Parallelizing 3rd Party API Calls in Long-Running Jobs

I’m working on a Rails 5 application that has long-running jobs (several hours) where I call various 3rd party APIs and store the results into a Postgres database. I’m trying to minimize the time it takes for this process to complete, and would like to parallelize it. Two questions:

  1. What are the best ways to avoid blocking I/O in a Rails application? I’ve had some success using thread pools from the concurrent-ruby gem in Rails but still encounter situations where I run out of threads. This solution is very hacky from a Rails perspective as it requires wrapping lots of logic in Rails.application.executor.wrap. I’ve also looked into EventMachine and Phusion Passenger which claim to provide “evented” server characteristics, but am not certain as to their downsides. I’ve also heard that blocking I/O is just a way of life when it comes to Ruby, and that I should consider spinning up more production instances and distribute the work between them in order to compensate for the time lost to blocking I/O.
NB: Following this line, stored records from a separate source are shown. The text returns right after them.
 template <int PASSES>
-__device__ __forceinline__ void chain_produce(const Chain& c, int M, int tiles, uint64_t* full, uint64_t* empty, uint64_t* enc_full,
+__device__ __forceinline__ void chain_produce(const Chain& c, int tiles, uint64_t* full, uint64_t* empty, uint64_t* enc_full,
                                               uint64_t* enc_empty) {
   extern __shared__ __align__(1024) uint8_t smem[];
   constexpr int HB = PASSES == 3 ? 2 : 1;
   int it = 0, n = 0;
-  for (int t = blockIdx.x; t < tiles; t += gridDim.x) {
-    if (t * CH_M >= M) continue;
-    mbar_wait(enc_empty, (n & 1) ^ 1);
-    ++n;
-    mbar_expect_tx(enc_full, c.enc_ks * HB * CH_HALF);
-    for (int kt = 0; kt < c.enc_ks; ++kt)
-      for (int h = 0; h < HB; ++h)
-        bulk_g2s(smem + CH_ENC + (kt * 2 + h) * CH_HALF,
-                 c.enc + (((size_t)(t >> 1) * c.enc_ks + kt) * 2 + h) * TILE_ELEMS + (t & 1) * (CH_M * TK), CH_HALF, enc_full);
+  for (int t = blockIdx.x; t < tiles; t += gridDim.x, ++n) {
+    for (int g = 0; g < 2; ++g)
+      chain_rows<HB>(smem + FW_ENC, c.enc + (size_t)t * c.enc_ks * 2 * TILE_ELEMS, c.enc_ks, g, n, &enc_full[g], &enc_empty[g]);
     for (int l = 0; l < c.nl; ++l) {
       const int nk = chain_ks(l, c.skip, c.enc_ks);
-      for (int kt = 0; kt < nk; ++kt, ++it) {
-        const int s = it % CH_STAGES;
-        mbar_wait(&empty[s], ((it / CH_STAGES) & 1) ^ 1);
-        uint8_t* st = smem + CH_RING + s * STAGE_BYTES;
-        mbar_expect_tx(&full[s], 2 * HB * TILE_BYTES);
-        for (int g = 0; g < 2; ++g)
-          bulk_g2s(st + g * 2 * TILE_BYTES, c.w[l] + ((size_t)g * nk + kt) * 2 * TILE_ELEMS, HB * TILE_BYTES, &full[s]);
-      }
+      for (int nh = 0; nh < 2; ++nh)
+        for (int kt = 0; kt < nk; ++kt, ++it) chain_stage<HB>(c.w[l] + ((size_t)nh * nk + kt) * 2 * TILE_ELEMS, it, full, empty);
     }
   }
 }
@@ -1018,14 +1069,14 @@
   for (int j = 0; j < nk; ++j, ++it) {
     const int s = it % CH_STAGES;
     mbar_wait(&full[s], (it / CH_STAGES) & 1);
-    const uint8_t* a = j < na ? smem + j * 2 * CH_HALF : smem + CH_ENC + (j - na) * 2 * CH_HALF;
-    const uint8_t* b = smem + CH_RING + s * STAGE_BYTES + wg * 2 * TILE_BYTES;
+    const uint8_t* a = (j < na ? smem + j * 2 * TILE_BYTES : smem + FW_ENC + (j - na) * 2 * TILE_BYTES) + wg * CH_HALF;
+    const uint8_t* b = smem + FW_RING + s * FW_STAGE_BYTES;
     wgmma_fence();
 #pragma unroll
     for (int ks = 0; ks < TK / 16; ++ks) {
       const uint64_t ahi = smem_desc(a + ks * 256), bhi = smem_desc(b + ks * 256);
       if constexpr (PASSES == 3) {
-        wgmma_m64n128k16<F16>(acc_lo, smem_desc(a + CH_HALF + ks * 256), bhi);
+        wgmma_m64n128k16<F16>(acc_lo, smem_desc(a + TILE_BYTES + ks * 256), bhi);
         wgmma_m64n128k16<F16>(acc_lo, ahi, smem_desc(b + TILE_BYTES + ks * 256));
       }
       wgmma_m64n128k16<F16>(acc, ahi, bhi);
@@ -1043,13 +1094,40 @@
 }
 
 template <bool F16, int PASSES>
-__device__ __forceinline__ void chain_epilogue(float (&acc)[64], const Chain& c, int M, int l, int t) {
-  extern __shared__ __align__(1024) uint8_t smem[];
-  const int wg = threadIdx.x >> 7, wq = (threadIdx.x >> 5) & 3, lane = threadIdx.x & 31;
-  const float* bias = c.bias[l];
+__device__ __forceinline__ void chain_pack(const float (&acc)[64], uint32_t (&hi)[32], uint32_t (&lo)[PASSES == 3 ? 32 : 1]) {
+#pragma unroll
+  for (int p = 0; p < 32; ++p) {
+    uint32_t l;
+    split2<F16>(acc[2 * p], acc[2 * p + 1], hi[p], l);
+    if (PASSES == 3) lo[p % (PASSES == 3 ? 32 : 1)] = l;
+  }
+}
+
+template <int PASSES>
+__device__ __forceinline__ void chain_put(const uint32_t (&hi)[32], const uint32_t (&lo)[PASSES == 3 ? 32 : 1], uint16_t* img,
+                                          int nh) {
+  const int w = threadIdx.x >> 5, lane = threadIdx.x & 31;
+#pragma unroll
+  for (int j = 0; j < 16; ++j)
+#pragma unroll
+    for (int h = 0; h < 2; ++h) {
+      uint16_t* core = img + (size_t)(4 * nh + (j >> 2)) * 2 * TILE_ELEMS + ((2 * w + h) * (TK / 8) + (j & 3)) * 64;
+      reinterpret_cast<uint32_t*>(core)[lane] = hi[2 * j + h];
+      if (PASSES == 3) reinterpret_cast<uint32_t*>(core + TILE_ELEMS)[lane] = lo[(2 * j + h) % (PASSES == 3 ? 32 : 1)];
+    }
+}
+
+template <bool F16, int PASSES>
+__device__ __forceinline__ void chain_split(const float (&acc)[64], uint16_t* img, int nh) {
+  uint32_t hi[32], lo[PASSES == 3 ? 32 : 1];
+  chain_pack<F16, PASSES>(acc, hi, lo);
+  chain_put<PASSES>(hi, lo, img, nh);
+}
+
+__device__ __forceinline__ void chain_values(float (&acc)[64], const float* bias, int M, int t, int nh) {
 #pragma unroll
   for (int i = 0; i < 64; i += 2) {
-    const int m = t * CH_M + wq * 16 + (lane >> 2) + ((i >> 1) & 1) * 8, n = wg * TN + (i >> 2) * 8 + (lane & 3) * 2;
+    const int m = t * TM + frag_row(i), n = nh * TN + frag_col(i);
     if (m >= M) {
       acc[i] = acc[i + 1] = 0.f;
       continue;
@@ -1057,36 +1135,18 @@
     acc[i] = fmaxf(acc[i] + bias[n], 0.f);
     acc[i + 1] = fmaxf(acc[i + 1] + bias[n + 1], 0.f);
   }
-  const bool last = l == c.nl - 1;
-  if (last && !c.last) return;
-  uint16_t* img = last ? c.last + (size_t)(t >> 1) * CH_KS * 2 * TILE_ELEMS + (t & 1) * (CH_M * TK)
-                       : reinterpret_cast<uint16_t*>(smem);
-  const int kstride = last ? 2 * TILE_ELEMS : CH_HALF, lo_off = last ? TILE_ELEMS : CH_HALF / 2;
-#pragma unroll
-  for (int j = 0; j < 16; ++j) {
-    uint16_t* kt = img + (size_t)(4 * wg + (j >> 2)) * kstride;
-#pragma unroll
-    for (int h = 0; h < 2; ++h) {
-      uint32_t hi, lo;
-      split2<F16>(acc[4 * j + 2 * h], acc[4 * j + 2 * h + 1], hi, lo);
-      const int core = (2 * wq + h) * (TK / 8) + (j & 3);
-      reinterpret_cast<uint32_t*>(kt + core * 64)[lane] = hi;
-      if (PASSES == 3) reinterpret_cast<uint32_t*>(kt + lo_off + core * 64)[lane] = lo;
-    }
-  }
-}
-
-__device__ __forceinline__ void chain_store(const float (&acc)[64], float* H, int M, int t) {
-  const int wg = threadIdx.x >> 7, wq = (threadIdx.x >> 5) & 3, lane = threadIdx.x & 31;
+}
+
+__device__ __forceinline__ void chain_store(const float (&acc)[64], float* H, int M, int t, int nh) {
 #pragma unroll
   for (int i = 0; i < 64; i += 2) {
-    const int m = t * CH_M + wq * 16 + (lane >> 2) + ((i >> 1) & 1) * 8, n = wg * TN + (i >> 2) * 8 + (lane & 3) * 2;
+    const int m = t * TM + frag_row(i), n = nh * TN + frag_col(i);
     if (m < M) *reinterpret_cast<float2*>(H + (size_t)m * CH_W + n) = make_float2(acc[i], acc[i + 1]);
   }
 }
 
-__device__ __forceinline__ void chain_store_bits(const float (&acc)[64], uint32_t* bits, int M, int t) {
-  const int wg = threadIdx.x >> 7, wq = (threadIdx.x >> 5) & 3, lane = threadIdx.x & 31;
+__device__ __forceinline__ void chain_store_bits(const float (&acc)[64], uint32_t* bits, int M, int t, int nh) {
+  const int lane = threadIdx.x & 31;
 #pragma unroll
   for (int h = 0; h < 2; ++h) {
     uint32_t mine = 0;
@@ -1102,8 +1162,8 @@
       w |= __shfl_xor_sync(0xffffffffu, w, 2);
       if ((lane & 3) == q) mine = w;
     }
-    const int m = t * CH_M + wq * 16 + (lane >> 2) + 8 * h;
-    if (m < M) bits[(size_t)m * (CH_W / 32) + wg * 4 + (lane & 3)] = mine;
+    const int m = t * TM + frag_row(2 * h);
+    if (m < M) bits[(size_t)m * (CH_W / 32) + nh * 4 + (lane & 3)] = mine;
   }
 }
 
@@ -1112,52 +1172,59 @@
   extern __shared__ __align__(1024) uint8_t smem[];
   const int M = (int)live_rows<DYN, SPAN>(c.M, rc);
   if (DYN && M == 0) return;
-  const int tiles = (M + TM - 1) / TM * 2;
-  uint64_t* full = reinterpret_cast<uint64_t*>(smem + CH_BAR);
+  const int tiles = (M + TM - 1) / TM;
+  uint64_t* full = reinterpret_cast<uint64_t*>(smem + FW_BAR);
   uint64_t* empty = full + CH_STAGES;
   uint64_t* enc_full = empty + CH_STAGES;
-  uint64_t* enc_empty = enc_full + 1;
+  uint64_t* enc_empty = enc_full + 2;
   if (threadIdx.x == 0) {
     for (int i = 0; i < CH_STAGES; ++i) {
       mbar_init(&full[i], 1);
       mbar_init(&empty[i], CONSUMERS / 32);
     }
-    mbar_init(enc_full, 1);
-    mbar_init(enc_empty, CONSUMERS / 32);
+    for (int g = 0; g < 2; ++g) {
+      mbar_init(&enc_full[g], 1);
+      mbar_init(&enc_empty[g], 4);
+    }
     asm volatile("fence.mbarrier_init.release.cluster;\n" ::: "memory");
   }
   __syncthreads();
   if (threadIdx.x >= CONSUMERS) {
     asm volatile("setmaxnreg.dec.sync.aligned.u32 40;\n" ::: "memory");
-    if (threadIdx.x == CONSUMERS) chain_produce<PASSES>(c, M, tiles, full, empty, enc_full, enc_empty);
+    if (threadIdx.x == CONSUMERS) chain_produce<PASSES>(c, tiles, full, empty, enc_full, enc_empty);
     return;
   }
   asm volatile("setmaxnreg.inc.sync.aligned.u32 232;\n" ::: "memory");
+  const int wg = threadIdx.x >> 7, lane = threadIdx.x & 31;
   const int enc_last = c.skip > 0 && c.skip < c.nl ? c.skip : 0;
   const long long s0 = row_start<SPAN>(rc);
   int it = 0, n = 0;
-  for (int t = blockIdx.x; t < tiles; t += gridDim.x) {
-    if (t * CH_M >= M) {
-      if (c.last)
-        for (int i = 0; i < CH_KS * (PASSES == 3 ? 2 : 1); ++i)
-          reinterpret_cast<uint4*>(c.last + ((size_t)(t >> 1) * CH_KS * 2 + (PASSES == 3 ? i : 2 * i)) * TILE_ELEMS +
-                                   (t & 1) * (CH_M * TK))[threadIdx.x] = make_uint4(0, 0, 0, 0);
-      continue;
-    }
-    mbar_wait(enc_full, n & 1);
-    ++n;
+  for (int t = blockIdx.x; t < tiles; t += gridDim.x, ++n) {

  2. What are some canonical ways to split up long running jobs across multiple machines, and where can I learn more about dev ops in general? I’m finding that learning web app development is becoming very easy, but learning dev ops is extremely difficult. For context, I’m using Azure.

Thanks!

2 Likes

Generally, I’ve found it easy to off-load the actual “separate processes” or “threading” work to a job processing gem like:

GitHub - collectiveidea/delayed_job: Database based asynchronous priority queue system -- Extracted from Shopify or GitHub - mperham/sidekiq: Simple, efficient background processing for Ruby

Then, all you have to do is break your large long-running job into a bunch of little jobs that can run in parallel.